The IARU have announced they are committed to only coordinate satellite frequencies within the internationally aligned IARU band plans.
The two metre amateur band is one of the most popular and populated bands in all the spectrum allocated to the amateur and amateur satellite services. This recently led to a request by satellite builders for coordination outside the spectrum reserved for satellites in the IARU band plans (145.800 – 146.000 MHz) as not enough channels are available to satisfy their requirements.
The IARU Satellite Adviser, Hans van de Groenendaal, ZS6AKV and his advisory panel are mandated to coordinate frequencies within the IARU band plans for amateur satellites. Coordinated frequencies must comply with band plans that are common to all three IARU Regions Satellites coordinated outside these plans could cause interference to terrestrial amateur operations in other regions. In theory satellites could be programmed so that they only operate over their country of origin. Because satellite orbits make it difficult to pinpoint operations, spill over to other Regions may occur during parts of the orbit. Accordingly, IARU will not coordinate frequencies for satellites which are planned to operate outside the internationally aligned IARU band plans for amateur satellites.

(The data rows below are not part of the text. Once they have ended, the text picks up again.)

@@ -464,10 +506,15 @@
                         f32x4 t4 = {0.f, 0.f, 0.f, 0.f};
 #pragma unroll
                         for (int ks = 0; ks < KSTG; ++ks) {
-                            const bf16x8 gh = mat_row_read8<mat_new<DT>()>(Gh, GLD, ct * 16, ks * 32, lane), gl = mat_row_read8<mat_new<DT>()>(Gl, GLD, ct * 16, ks * 32, lane);
-                            t4 = mfma_bf16(gh, bh_[ks], t4);
-                            t4 = mfma_bf16(gl, bh_[ks], t4);
-                            t4 = mfma_bf16(gh, bl_[ks], t4);
+                            const bf16x8 gh = mat_row_read8<mat_new<DT>()>(Gh, GLD, ct * 16, ks * 32, lane);
+                            if constexpr (PAYRD) {
+                                t4 = fast::mfma_f16(fast::as_f16x8(gh), fast::as_f16x8(bh_[ks]), t4);
+                            } else {
+                                const bf16x8 gl = mat_row_read8<mat_new<DT>()>(Gl, GLD, ct * 16, ks * 32, lane);
+                                t4 = mfma_bf16(gh, bh_[ks], t4);
+                                t4 = mfma_bf16(gl, bh_[ks], t4);
+                                t4 = mfma_bf16(gh, bl_[ks], t4);
+                            }
                         }
                         const uint2 qr = *reinterpret_cast<const uint2*>(Kh + (tt * 16 + mat_row<TN>(nl)) * LD + ct * 16 + kg * 4);
                         f32x4 q4 = {__uint_as_float(qr.x << 16), __uint_as_float(qr.x & 0xffff0000u), __uint_as_float(qr.y << 16), __uint_as_float(qr.y & 0xffff0000u)};
@@ -2067,9 +2114,14 @@
             }
 }
 
+template <int DT, bool S16 = false, bool ONEP = false>
+__host__ __device__ constexpr int sp_dq_smem() {
+    return ((S16 || ONEP) ? 1 : 2) * Geo<DT>::KST * 32 * mat_ld<DT>() * 2 + Geo<DT>::DW * 4 * 4 + Geo<DT>::DW * 4;
+}
+static_assert(6 * sp_dq_smem<4, false, false>() <= 160 * 1024 && 6 * sp_dq_smem<4, false, true>() <= 160 * 1024, "six k_sp_bwd_dq workgroups per CU at D = 64");
 template <int DT, bool S16 = false>
 __host__ __device__ constexpr int sp_tok_smem() {
-    return sp_out_smem<DT, S16>() + Geo<DT>::DW * 4 * 4 + Geo<DT>::DW * 4 + (DT <= 4 ? 4 * 2 * 16 * (Geo<DT>::DW + 8) * 2 : 0);
+    return sp_dq_smem<DT, S16>() + (DT <= 4 ? 4 * 2 * 16 * (Geo<DT>::DW + 8) * 2 : 0);
 }
 
 __device__ __forceinline__ bf16x8 row_read8(const u16* tile, int ld, int c0, int k0, int lane) {
@@ -2080,9 +2132,10 @@
 __global__ __launch_bounds__(NTHREADS, (DT <= 4 && WQ) ? 4 : 2) void k_sp_bwd_dq(const TokArgs a) {
     constexpr int LD = mat_ld<DT>(), DW = Geo<DT>::DW, KST = Geo<DT>::KST, TILE = KST * 32 * LD;
     extern __shared__ __attribute__((aligned(16))) unsigned char smem_raw[];
+    constexpr bool PAYOP = sp_payop<T, DT, P24, ROPE>();
     u16* Gh = reinterpret_cast<u16*>(smem_raw);
     u16* Gl = Gh + TILE;
-    float* dksw = reinterpret_cast<float*>(Gh + (S16 ? 1 : 2) * TILE);
+    float* dksw = reinterpret_cast<float*>(Gh + ((S16 || PAYOP) ? 1 : 2) * TILE);
     float* ksum = dksw + 4 * DW;
     const int tid = threadIdx.x, wave = __builtin_amdgcn_readfirstlane(tid >> 6), lane = tid & 63, nl = lane & 15, kg = lane >> 4;
     const int blk = blockIdx.x, bh = blockIdx.y, b = bh / a.H, h = bh - b * a.H, S = a.S, D = a.D, M = a.M;
@@ -2138,7 +2191,9 @@
     fetch(wave, cur, lk);
     if constexpr (!ONE) lk = look(wave + 4);
     const float ksum_v = gld<float>(a.normalize ? a.ksum + ((long)bh * M + blk) * D + min(tid, D - 1) : standin);
-    stage_mat_split<DT, S16, NTHREADS, P24>(Gh, Gl, a.g, ((long)bh * M + blk) * a.es, D, tid);
+    float gm = 1.f;
+    if constexpr (PAYOP) gm = stage_mat_payload<DT>(Gh, a.g, ((long)bh * M + blk) * a.es, D, tid);
+    else stage_mat_split<DT, S16, NTHREADS, P24>(Gh, Gl, a.g, ((long)bh * M + blk) * a.es, D, tid);
     if (tid < DW) ksum[tid] = (a.normalize && tid < D) ? ksum_v : 0.f;
     __syncthreads();
     f32x4 dksp[WQ ? 1 : DT], dksw8[WQ ? KST : 1][2];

The IARU offers frequency coordination in an effort to maximise spectrum utilisation and avoid possible interference to other satellites and ground stations.
The IARU requests that satellite groups work on a sharing plan or use other parts of the amateur service spectrum designated for satellite operation. When a large group of satellite sharing the same band are launched, they will soon drift apart which enhances the opportunity to share the same frequencies. For example, during the initial phase, just after launch, a time sharing system could be used to monitor the payloads before initialising transponders and other systems.

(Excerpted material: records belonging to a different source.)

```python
SIGNATURES = {
    'ia_version': (C.c_char_p, []),
    'ia_geom_sizes': (_i, [_G, C.POINTER(C.c_int32), C.POINTER(C.c_int32), C.POINTER(C.c_int32)]),
    'ia_decode_fuse_rowmax': (_i, [_G, _P, _i, _i, _vp, _vp]),
    'ia_select_topk_workspace_bytes': (_sz, [_G, _i]),
    'ia_select_topk': (_i, [_G, _vp, _i, _vp, _vp, _sz, _vp]),
    'ia_decode_fuse_rowmax_grouped': (_i, [_G, _P, _i, _i, _vp, _vp, _sz, _vp]),
    'ia_select_topk_grouped': (_i, [_G, _vp, _i, _vp, _vp, _sz, _vp]),
    'ia_decode_stage': (_i, [_G, _P, _i, _i, _vp, _vp, _i, _vp, _sz, _vp]),
    'ia_get_bboxes_status_offset': (_sz, [_G, _i]),
    'ia_debug_fused_spin_limit': (_i, [_i64]),
    'ia_profile_stage_events': (_i, [_vp, _vp]),
    'ia_gather_decode': (_i, [_G, _P, _i, _i, _vp, _vp, _vp, _i, _vp, _vp, _vp, _vp]),
    'ia_multiclass_nms_workspace_bytes': (_sz, [_i, _i, _i]),
    'ia_multiclass_nms': (_i, [_vp, _vp, _vp, _i, _i, _i, _f, _f, _i, _vp, _sz, _vp, _vp, _vp,
                               _vp, _vp, _vp, _vp]),
    'ia_multiclass_soft_nms_workspace_bytes': (_sz, [_i, _i, _i]),
    'ia_multiclass_soft_nms': (_i, [_vp, _vp, _i, _i, _i, _f, _f, _i, _f, _f, _i, _vp, _sz, _vp, _vp,
                                    _vp, _vp, _vp, _vp, _vp]),
    'ia_soft_nms': (_i, [_vp, _i, _f, _i, _f, _f, _vp, _vp, _vp, _vp]),
    'ia_get_bboxes_workspace_bytes': (_sz, [_G, _i]),
    'ia_get_bboxes': (_i, [_G, _P, _i, _i, _vp, _vp, _i, _f, _f, _i, _vp, _sz, _vp, _vp, _vp,
                           _vp, _vp]),
    'ia_multiclass_nms_lazy_workspace_bytes': (_sz, [_i, _i, _i]),
    'ia_multiclass_nms_lazy': (_i, [_vp, _vp, _vp, _i, _i, _i, _f, _f, _i, _i, _vp, _sz, _vp, _vp, _vp,
                                    _vp, _vp]),
    'ia_get_bboxes_lazy': (_i, [_G, _P, _i, _i, _vp, _vp, _i, _f, _f, _i, _i, _vp, _sz, _vp, _vp, _vp,
                                _vp, _vp]),
    'ia_get_bboxes_workspace_layout': (_i, [_G, _i, C.POINTER(_sz * 8)]),
    'ia_nms_workspace_bytes': (_sz, [_i]),
    'ia_nms': (_i, [_vp, _i, _f, _vp, _vp, _vp, _sz, _vp]),
    'ia_nms_f64_workspace_bytes': (_sz, [_i]),
    'ia_nms_f64': (_i, [_vp, _i, _f, _vp, _vp, _vp, _sz, _vp]),
    'ia_image_transform': (_i, [C.POINTER(ImageDesc), _i, C.POINTER(C.c_float), C.POINTER(C.c_float),
                                _i, _i, _i, _i, _vp, _vp]),
    'ia_wino_tiles': (_i, [C.POINTER(WinoGeom), C.POINTER(C.c_int32)]),
    'ia_wino_input_transform': (_i, [C.POINTER(WinoGeom), C.POINTER(C.c_void_p), _i, _i, _vp, _vp, _i,
                                     _vp, _vp]),
    'ia_wino_grad_output_transform': (_i, [C.POINTER(WinoGeom), C.POINTER(C.c_void_p), _i, _vp, _vp]),
    'ia_wino_weight_transform': (_i, [_vp, _i, _i, C.c_int64, C.c_int64, C.c_int64, C.c_int64, _i,
                                      C.POINTER(C.c_double), _vp, _vp]),
    'ia_wino_weight_grad': (_i, [_vp, _i, _i, C.POINTER(C.c_double), _vp, C.c_int64, C.c_int64,
                                 C.c_int64, C.c_int64, _vp]),
    'ia_bn_fold_fwd': (_i, [_vp, _vp, _vp, _vp, _vp, _i, _i, _vp, _vp, _vp]),
    'ia_bn_fold_bwd': (_i, [_vp, _vp, _vp, _vp, _vp, _vp, _i, _i, _vp, _vp, _vp, _vp]),
    'ia_relu_bwd_bias_grad_workspace_bytes': (C.c_size_t, [C.c_int64, _i]),
    'ia_relu_bwd_bias_grad': (_i, [_vp, _vp, C.c_int64, _i, _vp, _vp, _vp, C.c_size_t, _vp]),
    'ia_wino_output_transform': (_i, [C.POINTER(WinoGeom), _vp, _i, _i, _vp, _i, _i,
                                      C.POINTER(WinoSeg), _vp]),
    'ia_wino_mid_transform': (_i, [C.POINTER(WinoGeom), _vp, _i, _i, _vp, _i, _vp, _i, _vp]),
    'ia_linear_bias_act': (_i, [_vp, _vp, _vp, _vp, _vp, _i64, _i, _i, _i, _vp, _sz, _vp]),
    'ia_linear_bias_act_bf16': (_i, [_vp, _vp, _vp, _vp, _vp, _i64, _i, _i, _i, _vp, _sz, _vp]),
    'ia_batched_gemm': (_i, [_vp, _vp, _vp, _i, _i64, _i, _i, _vp, _sz, _vp]),
    'ia_batched_gemm_stream': (_i, [_vp, _vp, _vp, _i, _i64, _i, _i, _vp]),
    'ia_linear_bias_act_wt': (_i, [_vp, _vp, _vp, _vp, _vp, _i64, _i, _i, _i, _vp, _sz, _vp]),
    'ia_gemm_tuning': (_i, [_i]),
    'ia_im2col3x3_bytes': (_sz, [_i, _i, _i, _i, _i, _i]),
    'ia_im2col3x3_nhwc': (_i, [_vp, _vp, _i, _i, _i, _i, _i, _i, _vp]),
    'ia_col2im3x3_nhwc': (_i, [_vp, _vp, _i, _i, _i, _i, _i, _i, _vp]),
    'ia_conv1x1_strided': (_i, [_vp, _vp, _vp, _vp, _vp, _i, _i, _i, _i, _i, _i, _i, _i, _vp, _sz, _vp]),
    'ia_gemm_table_add': (_i, [_i64, _i64, _i64, _i, _i, _i, _i]),
    'ia_gemm_table_clear': (_i, []),
    'ia_gemm_table_dump': (_i, [_vp, _i]),
    'ia_gemm_table_stats': (_i, [_vp]),
    'ia_gemm_library_version': (_i, []),
    'ia_gemm_tn': (_i, [_vp, _vp, _vp, _i, _i64, _i, _i, _vp, _sz, _vp]),
    'ia_focal_loss_fwd': (_i, [_vp, _i, _vp, _vp, _i, _i, _i, _i, _f, _f, _vp, _vp]),
    'ia_focal_loss_bwd': (_i, [_vp, _i, _vp, _vp, _i, _i, _i, _i, _f, _f, _f, _vp, _vp, _vp]),
    'ia_smooth_l1_fwd': (_i, [_vp, _i, _vp, _vp, _i, _i, _i, _f, _vp, _vp]),
    'ia_smooth_l1_bwd': (_i, [_vp, _i, _vp, _vp, _i, _i, _i, _f, _f, _vp, _vp, _vp]),
    'ia_balanced_l1_fwd': (_i, [_vp, _i, _vp, _vp, _i, _i, _i, _f, _f, _f, _vp, _vp]),
    'ia_balanced_l1_bwd': (_i, [_vp, _i, _vp, _vp, _i, _i, _i, _f, _f, _f, _f, _vp, _vp, _vp]),
    'ia_focal_loss_balanced_fwd': (_i, [_vp, _i, _vp, _vp, _vp, _i, _i, _i, _i, _f, _f, _f, _vp, _vp]),
    'ia_focal_loss_balanced_bwd': (_i, [_vp, _i, _vp, _vp, _vp, _i, _i, _i, _i, _f, _f, _f, _vp, _f,
                                        _vp, _vp, _vp]),
    'ia_smooth_l1_balanced_fwd': (_i, [_vp, _i, _vp, _vp, _vp, _i, _i, _i, _f, _f, _vp, _vp]),
    'ia_smooth_l1_balanced_bwd': (_i, [_vp, _i, _vp, _vp, _vp, _i, _i, _i, _f, _f, _f, _vp, _vp,
                                       _vp]),
    'ia_iou_bce_fwd': (_i, [_G, _i, _vp, _vp, _i, _vp, _vp, _i, _vp, _vp, _vp]),
    'ia_iou_bce_bwd': (_i, [_G, _i, _vp, _vp, _i, _vp, _vp, _i, _f, _vp, _vp, _vp, _vp]),
    'ia_anchor_targets': (_i, [_G, _vp, _vp, _vp, _i, _i, _vp, _f, _f, _f, _f, _vp, _vp, _vp, _vp,
                               _vp, _vp, _vp]),
    'ia_anchor_targets_ptrs': (_i, [_G, C.POINTER(C.c_void_p), C.POINTER(C.c_void_p),
                                    C.POINTER(C.c_int32), _i, C.POINTER(C.c_int32), _f, _f, _f, _f,
                                    _vp, _vp, _vp, _vp, _vp, _vp, _vp]),
    'ia_head_loss_workspace_bytes': (_sz, [_G, _i]),
    'ia_head_loss_workspace_bytes_cfg': (_sz, [_G, _i, C.POINTER(HeadLossCfg)]),
    'ia_head_loss_fwd': (_i, [_G, _P, _i, _i, C.POINTER(HeadTargets), C.POINTER(HeadLossCfg), _vp,
                              _sz, _vp, _vp]),
    'ia_head_loss_bwd': (_i, [_G, _P, _i, _i, C.POINTER(HeadTargets), C.POINTER(HeadLossCfg), _vp,
                              _vp, _vp, _P, _vp]),
    'ia_head_loss_fwd_nhwc': (_i, [_G, _P, C.POINTER(LevelPixStrides), _i, C.POINTER(HeadTargets),
                                   C.POINTER(HeadLossCfg), _vp, _sz, _vp, _vp]),
    'ia_head_loss_bwd_nhwc': (_i, [_G, _P, C.POINTER(LevelPixStrides), _i, C.POINTER(HeadTargets),
                                   C.POINTER(HeadLossCfg), _vp, _vp, _P, C.POINTER(LevelPixStrides),
                                   _vp]),
    'ia_head_loss_fwd_box': (_i, [_G, _P, _i, _i, C.POINTER(HeadTargets), C.POINTER(HeadLossCfg),
                                  C.POINTER(BoxLossCfg), _vp, _sz, _vp, _vp]),
    'ia_head_loss_bwd_box': (_i, [_G, _P, _i, _i, C.POINTER(HeadTargets), C.POINTER(HeadLossCfg),
                                  C.POINTER(BoxLossCfg), _vp, _vp, _vp, _P, _vp]),
    'ia_head_loss_fwd_nhwc_box': (_i, [_G, _P, C.POINTER(LevelPixStrides), _i, C.POINTER(HeadTargets),
                                       C.POINTER(HeadLossCfg), C.POINTER(BoxLossCfg), _vp, _sz, _vp, _vp]),
    'ia_head_loss_bwd_nhwc_box': (_i, [_G, _P, C.POINTER(LevelPixStrides), _i, C.POINTER(HeadTargets),
                                       C.POINTER(HeadLossCfg), C.POINTER(BoxLossCfg), _vp, _vp, _P,
                                       C.POINTER(LevelPixStrides), _vp]),
    'ia_grouped_conv3x3_pack': (_i, [_vp, _vp, _i, _i, _vp]),
    'ia_grouped_conv3x3_nhwc': (_i, [_vp, _vp, _vp, _vp, _i, _i, _i, _i, _i, _i, _i, _vp]),
    'ia_grouped_conv3x3_packed_bytes_bf16': (C.c_size_t, [_i, _i]),
    'ia_grouped_conv3x3_pack_dev': (_i, [_vp, _vp, _i, _i, _i, _vp, _vp]),
    'ia_grouped_conv3x3_bwd_data_nhwc': (_i, [_vp, _vp, _vp, _i, _i, _i, _i, _i, _i, _vp]),
    'ia_grouped_conv3x3_bwd_weight_workspace_bytes': (C.c_size_t, [_i, _i, _i, _i, _i, _i]),
    'ia_grouped_conv3x3_bwd_weight_nhwc': (_i, [_vp, _vp, _vp, _vp, C.c_size_t, _i, _i, _i, _i, _i, _i, _vp]),
    'ia_grouped_conv3x3_pack_bf16': (_i, [_vp, _vp, _i, _i, _vp]),
    'ia_grouped_conv3x3_bf16_nhwc': (_i, [_vp, _vp, _vp, _vp, _i, _i, _i, _i, _i, _i, _i, _vp]),
    'ia_sigmoid_focal_loss_fwd': (_i, [_vp, _vp, _i, _i, _f, _f, _vp, _vp]),
    'ia_sigmoid_focal_loss_bwd': (_i, [_vp, _vp, _vp, _i, _i, _f, _f, _vp, _vp]),
    'ia_sigmoid_focal_loss_fwd_dt': (_i, [_vp, _i, _vp, _i, _i, _f, _f, _vp, _vp]),
    'ia_sigmoid_focal_loss_bwd_dt': (_i, [_vp, _i, _vp, _vp, _i, _i, _f, _f, _vp, _vp]),
    'ia_channel_affine_act': (_i, [_vp, _i, _vp, _vp, _vp, _vp, _vp, _i, _i, _i, _i64, _vp]),
    'ia_channel_affine_act_nhwc': (_i, [_vp, _i, _vp, _vp, _vp, _vp, _vp, _i, _i64, _i, _vp]),
    'ia_nhwc_to_nchw': (_i, [_vp, _vp, _i, _i, _i, _i64, _vp]),
    'ia_upsample2x_add_nhwc': (_i, [_vp, _vp, _i, _i, _i, _i, _i, _i, _vp]),
    'ia_conv1x1_stream': (_i, [_vp, _vp, _vp, _vp, _vp, C.c_int64, _i, _i, _i, _vp]),
    'ia_stem_conv7x7s2': (_i, [_vp, _vp, _vp, _i, _i, _i, _vp]),
    'ia_stem_conv7x7s2_bf16': (_i, [_vp, _vp, _vp, _i, _i, _i, _vp]),
    'ia_conv1x1_wide': (_i, [_vp, _vp, _vp, _vp, _vp, C.c_int64, _i, _i, _i, _vp]),
    'ia_conv1x1_chain': (_i, [_vp, _vp, _vp, _vp, _vp, _vp, _vp, _vp, _i64, _i, _i, _i, _vp]),
    'ia_conv3x3_bf16_packed_bytes': (C.c_size_t, [_i, _i, _i]),
    'ia_conv3x3_bf16_pack': (_i, [_vp, _i, _i, _i, _vp, _vp]),
    'ia_conv3x3_bf16_levels': (_i, [_vp, _vp, _vp, _i, _vp]),
    'ia_conv3x3_bf16_wgrad_workspace_bytes': (C.c_size_t, [_vp]),
    'ia_conv3x3_bf16_wgrad_plan': (_i, [_vp, C.POINTER(C.c_int32), C.POINTER(C.c_int32), C.POINTER(C.c_int32)]),
    'ia_conv3x3_bf16_wgrad_levels': (_i, [_vp, _vp, _vp, C.c_size_t, _vp]),
# ... 96 lines not shown
```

For instance, the 10 metre band, once popular with satellite builders, is today not significantly used. The band segment 29.300-29.510 MHz has been used for amateur-satellite downlinks for more than 40 years, beginning with Australis-OSCAR 5 in 1970 and AMSAT-OSCAR 6, AMSAT’s first communications satellite, in 1972. The band segment was very popular for downlinks in the 1970s and 1980s. Today, only one amateur satellite actively uses a 29 MHz downlink: AMSAT-OSCAR 7, launched in 1974 [and RS-15 on 29.3525 MHz – Editor]. While a 29 MHz downlink would not be practical for today’s very small satellites, owing to the size of the antenna required, the band could be used very practically for uplinks even with small receiving antennas, because transmitting power at the earth station is easy to obtain. The IARU Satellite Adviser and his panel believe that the 10 metre band offers a good alternative to 2 metre uplinks
Currently the IARU team also coordinates frequencies for satellites built by universities and educational groups in an effort to maximise spectrum utilisation and mitigate any possible interference to Amateur Radio operations. The IARU is committed to work with these groups and with the ITU to find other spectrum for these satellites.
Rod Stafford W6ROD
International Amateur Radio Union (IARU)
Two US Naval Academy satellites PSAT and BRICsat launched May 20, 2015 both have transponder uplinks on 28.120 MHz. Another US Naval Academy satellite PCSAT-2, which is currently undergoing coordination by IARU, plans to have a transponder uplink on 28.120 MHz.